▶ [Work task]: Collect every line in the records below that contains the word "depth".

▶ [Exercise data]:
# xuhao1/TaichiSLAM

Hardware: AMD Instinct MI355X
Metric: depth-frames/s integrated (640x480->512^3 TSDF) (higher is better)
Workload: dtype f16 storage / f32 + int64 fixed-point arithmetic; 1 GPU; BASELINE configs[1]: single 640x480 u16 depth stream (sphere room r=3 m, 1 deg/frame) -> DenseTSDF 512^3 / 2 cm, recast_step 2, max_ray 5 m; one stream+submap per GPU

## Files before the change

### taichislam_amd/csrc/tsl_integrate.hip

```cpp
#include "tsl_tsdf.hpp"
#include <hip/hip_ext.h>

namespace tsl {

#ifdef TSL_TIMING
#define TSL_T0() const int _wv = (blockIdx.x * (int)blockDim.x + (int)threadIdx.x) >> 6
#define TSL_TICK(F, k) do { long long _n = wall_clock64(); if (lane_id() == 0 && _wv < 16384) (F).dbg[_wv * 16 + (k)] = _n; } while (0)
#else
#define TSL_T0() do {} while (0)
#define TSL_TICK(F, k) do {} while (0)
#endif

#define SCATTER_TILE 4096

struct RayRegs { float pf0, pf1, pf2, d0, d1, d2, P0, P1, P2, w; long long qden; int n; };

__device__ __forceinline__ uint32_t wave_min_u32(uint32_t v)
{
    for (int d = 32; d > 0; d >>= 1) { const uint32_t o = (uint32_t)__shfl_xor((int)v, d); v = o < v ? o : v; }
    return v;
}
__device__ __forceinline__ RayRegs make_ray(const uint4 rec, int n, const FrameParams& P)
{
    RayRegs R;
// ... 553 lines not shown
{
    if (all_small) {
#pragma unroll
        for (int q = 0; q < N; ++q) nv[q] = apply_update_f(old[q], from_fix32(qn[q]), from_fix32(qd[q]));
    } else {
#pragma unroll
        for (int q = 0; q < N; ++q) nv[q] = apply_update_f(old[q], from_fix(qn[q]), from_fix(qd[q]));
    }
}

__device__ __forceinline__ int uni(int v) { return __builtin_amdgcn_readfirstlane(v); }
#define IT_UNIT 0
#define IT_POOL 1
#define IT_SLAB 2
#define IT_NP   3
#define IT_TMALL 4
#define IT_FMASK 5
#define IT_OFF  6
#define IT_N    (IT_OFF + TSL_NB)
#define IT_WORDS (IT_N + TSL_NB + 2)
#define NRANGE (PLAN_NCLS * (TSL_NB + 1))

template <bool TEX, bool FASTDIV, int NT, int SPT, int WPE>
__global__ void __launch_bounds__(NT, WPE) k_integrate_batch(MapDev M, BatchDev B, int kind)
{
    constexpr int CSEGS = SPT * NT, VPT = TSL_BRK3 / NT, CH = VPT < FLUSH_CHUNK ? VPT : FLUSH_CHUNK;
    static_assert(VPT <= 16, "the written / first-touch masks hold 16 voxels per thread");
#ifdef TSL_EXP_SLOT16
    __shared__ ulonglong2 s_acc[TSL_BRK3];
#define S_NUM(i) s_acc[i].x
#define S_DEN(i) s_acc[i].y
#else
    __shared__ unsigned long long s_num[TSL_BRK3];
    __shared__ unsigned long long s_den[TSL_BRK3];
#define S_NUM(i) s_num[i]
#define S_DEN(i) s_den[i]
#endif
    __shared__ unsigned long long s_keys[CSEGS];
    __shared__ uint32_t s_win[TEX ? TSL_BRK3 : 1];
    __shared__ int s_bin[64];
    __shared__ int s_claim[2];
    __shared__ int s_uq[TSL_NB];
    __shared__ int s_cum[NRANGE + 1];
    __shared__ int s_it[3][IT_WORDS];
    uint32_t okmask = 0u;
#pragma unroll
    for (int q = 0; q < TSL_NB; ++q) if (q < B.n) {
        const FrameDev& Fq = B.f[q];
        if (Fq.counters[HDR_FAIL] == 0) okmask |= 1u << q;
        const int nact = min(Fq.counters[1], Fq.max_frame_bricks);
        for (int i = blockIdx.x * NT + threadIdx.x; i < nact; i += gridDim.x * NT) { const int b = Fq.act_b[i]; Fq.bhist[b] = 0; Fq.bcursor[b] = 0; }
    }
    if (threadIdx.x < TSL_NB) s_uq[threadIdx.x] = 0;
    if (threadIdx.x == 0) {
        int acc = 0, k = 0;
#ifdef TSL_CLASS_MAJOR
        for (int c = 0; c < PLAN_NCLS; ++c) {
            s_cum[k++] = acc; acc += min(B.f[0].counters[HDR_UNITS + c], B.f[0].unit_cap);
            for (int q = 0; q < TSL_NB; ++q) { s_cum[k++] = acc; if ((okmask >> q) & 1u) acc += min(B.f[q].counters[HDR_PARTS + c], B.f[q].part_cap); }
        }
#else
        for (int c = 0; c < PLAN_NCLS; ++c) { s_cum[k++] = acc; if (kind != 2) acc += min(B.f[0].counters[HDR_UNITS + c], B.f[0].unit_cap); }
        for (int c = 0; c < PLAN_NCLS; ++c)
            for (int q = 0; q < TSL_NB; ++q) { s_cum[k++] = acc; if (kind != 1 && ((okmask >> q) & 1u)) acc += min(B.f[q].counters[HDR_PARTS + c], B.f[q].part_cap); }
#endif
        s_cum[NRANGE] = acc;
        s_claim[0] = __hip_atomic_fetch_add(&B.f[0].counters[kind == 2 ? HDR_CLAIM2 : HDR_CLAIM], 1, __ATOMIC_RELAXED, __HIP_MEMORY_SCOPE_AGENT);
    }
    __syncthreads();
    const int total = uni(s_cum[NRANGE]);
    int* const claim = &B.f[0].counters[kind == 2 ? HDR_CLAIM2 : HDR_CLAIM];
    auto entry_of = [&](int r, int* kq) -> int4 {
        int k = 0;
#pragma unroll
        for (int j = 1; j < NRANGE; ++j) k += r >= uni(s_cum[j]) ? 1 : 0;
#ifdef TSL_CLASS_MAJOR
// ... 23 lines not shown
            int pool = e.z;
            if (fm == 0u) { fm = 1u; pool = -1; }
            it[IT_UNIT] = kq < 0 ? 1 : 0; it[IT_POOL] = pool; it[IT_SLAB] = kq < 0 ? 0 : e.w; it[IT_NP] = kq < 0 ? 1 : (e.y >> 16) & ((1 << PART_NP_BITS) - 1);
            it[IT_TMALL] = (int)tm; it[IT_FMASK] = (int)fm;
        }
    };
    const int r0 = uni(s_claim[0]);
    if (r0 >= total) return;
    { int kq, io, in; const int4 e = entry_of(r0, &kq); info_of(e, kq, &io, &in); commit(0, e, kq, io, in); }
    __syncthreads();
    auto steps_of = [&](int sl, uint32_t fm) -> int {
        int n = 0;
#pragma unroll
        for (int q = 0; q < TSL_NB; ++q) if ((fm >> q) & 1u) n += max(1, (uni(s_it[sl][IT_N + q]) + CSEGS - 1) / CSEGS);
        return n;
    };
    long long uniq = 0;
    int t = 0, slot = 0, c = 0; (void)t;
    int n_known = 0;
    bool exhausted = false;
    int f = __builtin_ctz((uint32_t)uni(s_it[0][IT_FMASK]));

    unsigned long long kk[SPT]; uint4 recs[SPT]; uint32_t wids[SPT];
#define TSL_SORT_DEAL(KIN, NSEG, FD)                                                                                    \
    {                                                                                                                   \
        int rr[SPT];                                                                                                    \
        _Pragma("unroll") for (int q = 0; q < SPT; ++q) {                                                               \
            const int i = q * NT + (int)threadIdx.x; rr[q] = -1;                                                        \
            if (i < (NSEG)) rr[q] = atomicAdd(&s_bin[63 - (int)(KIN[q] & 63ull)], 1);                                   \
        }                                                                                                               \
        __syncthreads();                                                                                                \
        if (threadIdx.x < 64) {                                                                                         \
            const int cb = s_bin[threadIdx.x]; int inc = cb;                                                            \
            for (int d = 1; d < 64; d <<= 1) { const int o = __shfl_up(inc, d); if ((int)threadIdx.x >= d) inc += o; }  \
            s_bin[threadIdx.x] = inc - cb;                                                                              \
        }                                                                                                               \
        __syncthreads();                                                                                                \
        _Pragma("unroll") for (int q = 0; q < SPT; ++q) if (rr[q] >= 0) s_keys[s_bin[63 - (int)(KIN[q] & 63ull)] + rr[q]] = KIN[q]; \
        __syncthreads();                                                                                                \
        _Pragma("unroll") for (int q = 0; q < SPT; ++q) {                                                               \
            const int i = q * NT + ((q & 1) ? NT - 1 - (int)threadIdx.x : (int)threadIdx.x);                            \
            if (i < (NSEG)) {                                                                                           \
                kk[q] = s_keys[i];                                                                                      \
                const int r = (int)((kk[q] >> (SEG_CNT_BITS + SEG_J_BITS)) & ((1u << STG_RAY_BITS) - 1));               \
                recs[q] = (FD).rayA[r];                                                                                 \
                wids[q] = TEX ? (FD).rayFirst[r] + 1u : 0u;                                                             \
            }                                                                                                           \
        }                                                                                                               \
        if (threadIdx.x < 64) s_bin[threadIdx.x] = 0;               \
    }
#define TSL_PRIME(SL, FQ)                                                                                               \
    {                                                                                                                   \
        const FrameDev& F0 = B.f[FQ];                                                                                   \
        const int off0 = uni(s_it[SL][IT_OFF + (FQ)]), nseg0 = min(uni(s_it[SL][IT_N + (FQ)]), CSEGS);                  \
        unsigned long long k0[SPT];                                                                                     \
        _Pragma("unroll") for (int q = 0; q < SPT; ++q) { const int i = q * NT + threadIdx.x; k0[q] = i < nseg0 ? F0.seg_sorted[off0 + i] : 0ull; } \
        TSL_SORT_DEAL(k0, nseg0, F0)                                                                                    \
    }

    {
#ifdef TSL_EXP_SLOT16
        for (int i = threadIdx.x; i < TSL_BRK3; i += NT) s_acc[i] = make_ulonglong2(0ull, 0ull);
#else
        ulonglong2* zn = reinterpret_cast<ulonglong2*>(s_num); ulonglong2* zd = reinterpret_cast<ulonglong2*>(s_den);
        for (int i = threadIdx.x; i < TSL_BRK3 / 2; i += NT) { zn[i] = make_ulonglong2(0ull, 0ull); zd[i] = make_ulonglong2(0ull, 0ull); }
#endif
        if (TEX) for (int i = threadIdx.x; i < TSL_BRK3; i += NT) s_win[i] = 0u;
        if (threadIdx.x < 64) s_bin[threadIdx.x] = 0;
        __syncthreads();
        TSL_PRIME(0, f)
    }
    uint32_t old[VPT];
// ... 30 lines not shown
        const bool has_next = !last_step || n_known >= 1;
        int fx = f, cx = c + 1, slotx = slot;
        if (last_chunk) {
            cx = 0;
            if (!last_frame) fx = f + 1 + __builtin_ctz(later);
            else if (has_next) { slotx = slot1; fx = __builtin_ctz((uint32_t)uni(s_it[slotx][IT_FMASK])); }
        }
        const FrameDev& Fx = B.f[fx];
        unsigned long long kn[SPT];
        const int offx = uni(s_it[slotx][IT_OFF + fx]) + cx * CSEGS;
        const int nsegn = has_next ? min(CSEGS, uni(s_it[slotx][IT_N + fx]) - cx * CSEGS) : 0;
#pragma unroll
        for (int q = 0; q < SPT; ++q) { const int i = q * NT + threadIdx.x; kn[q] = i < nsegn ? Fx.seg_sorted[offx + i] : 0ull; }
        const uint32_t* const twr = M.tw + (size_t)(p >= 0 ? p : 0) * TSL_BRK3;
        if (first_step) { have_old = false; vmask = 0u; }
        if (!TEX && unit && p >= 0 && first_step) {
#pragma unroll
            for (int q = 0; q < VPT; ++q) old[q] = twr[q * NT + threadIdx.x];
            have_old = true;
        }
#pragma unroll
        for (int q = 0; q < SPT; ++q) {
            const int i = q * NT + ((q & 1) ? NT - 1 - (int)threadIdx.x : (int)threadIdx.x);
            if (i >= nseg) continue;
            const unsigned long long key = kk[q];
            const int cnt = (int)(key & ((1u << SEG_CNT_BITS) - 1)), j0 = (int)((key >> SEG_CNT_BITS) & ((1u << SEG_J_BITS) - 1));
            const RayRegs R = make_ray(recs[q], 0, P);
            const uint32_t wid = wids[q];
#ifndef TSL_EXP_STAGGER
#define TSL_EXP_STAGGER 27
#endif
            int off = ((int)((threadIdx.x * (unsigned)TSL_EXP_STAGGER) & 63u) * cnt) >> 6;
            for (int s = 0; s < cnt; s += 2) {
                const int ja = j0 + off; off = (off + 1 == cnt) ? 0 : off + 1;
                const int jb = j0 + off; off = (off + 1 == cnt) ? 0 : off + 1;
                int la, lb; float qa, qb;
                step_eval<FASTDIV>(R, K, ja, &la, &qa);
                step_eval<FASTDIV>(R, K, jb, &lb, &qb);
                long long na = (long long)(int)qa, nb = (long long)(int)qb;
                if (__builtin_expect(__any(!(fabsf(qa) < 2147483648.0f) || !(fabsf(qb) < 2147483648.0f)), 0)) { na = __float2ll_rn(qa); nb = __float2ll_rn(qb); }
                atomicAdd(&S_NUM(la), (unsigned long long)na);
                atomicAdd(&S_DEN(la), (unsigned long long)R.qden);
                if (TEX) atomicMax(&s_win[la], wid);
                const bool vb = s + 1 < cnt;
#ifdef TSL_EXP_ADDZERO
                atomicAdd(&S_NUM(lb), (unsigned long long)(vb ? nb : 0ll));
                atomicAdd(&S_DEN(lb), (unsigned long long)(vb ? R.qden : 0ll));
// ... 93 lines not shown
        const long long _td = wall_clock64();
#endif
        {
            const long long u = wave_sum_ll(uniq);
            if (lane_id() == 0 && u) atomicAdd(&s_uq[f], (int)u);
            uniq = 0;
        }
        if (fetching) { commit(n_known == 0 ? slot1 : slot2, ne, nkq, nio, nin); ++n_known; }
#ifdef TSL_TIMING
        if (threadIdx.x == 0 && last_step) _rec[4] = wall_clock64();
        if (threadIdx.x == 0) { _ph[2] += _td - _tc; _ph[3] += wall_clock64() - _td; }
#endif
        if (!has_next && n_known == 0) break;
        __syncthreads();
        c = 0;
        if (last_frame) { ++t; slot = slot1; --n_known; f = __builtin_ctz((uint32_t)uni(s_it[slot][IT_FMASK])); }
        else f = fx;
        if (!has_next) TSL_PRIME(slot, f)
    }
#undef TSL_PRIME
#undef TSL_SORT_DEAL
    __syncthreads();
    if (threadIdx.x < TSL_NB && s_uq[threadIdx.x]) atomic_add_i64(&B.f[threadIdx.x].stats->unique, (long long)s_uq[threadIdx.x]);
}
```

▶ [Written answer]:
Metric: depth-frames/s integrated (640x480->512^3 TSDF) (higher is better)
Workload: dtype f16 storage / f32 + int64 fixed-point arithmetic; 1 GPU; BASELINE configs[1]: single 640x480 u16 depth stream (sphere room r=3 m, 1 deg/frame) -> DenseTSDF 512^3 / 2 cm, recast_step 2, max_ray 5 m; one stream+submap per GPU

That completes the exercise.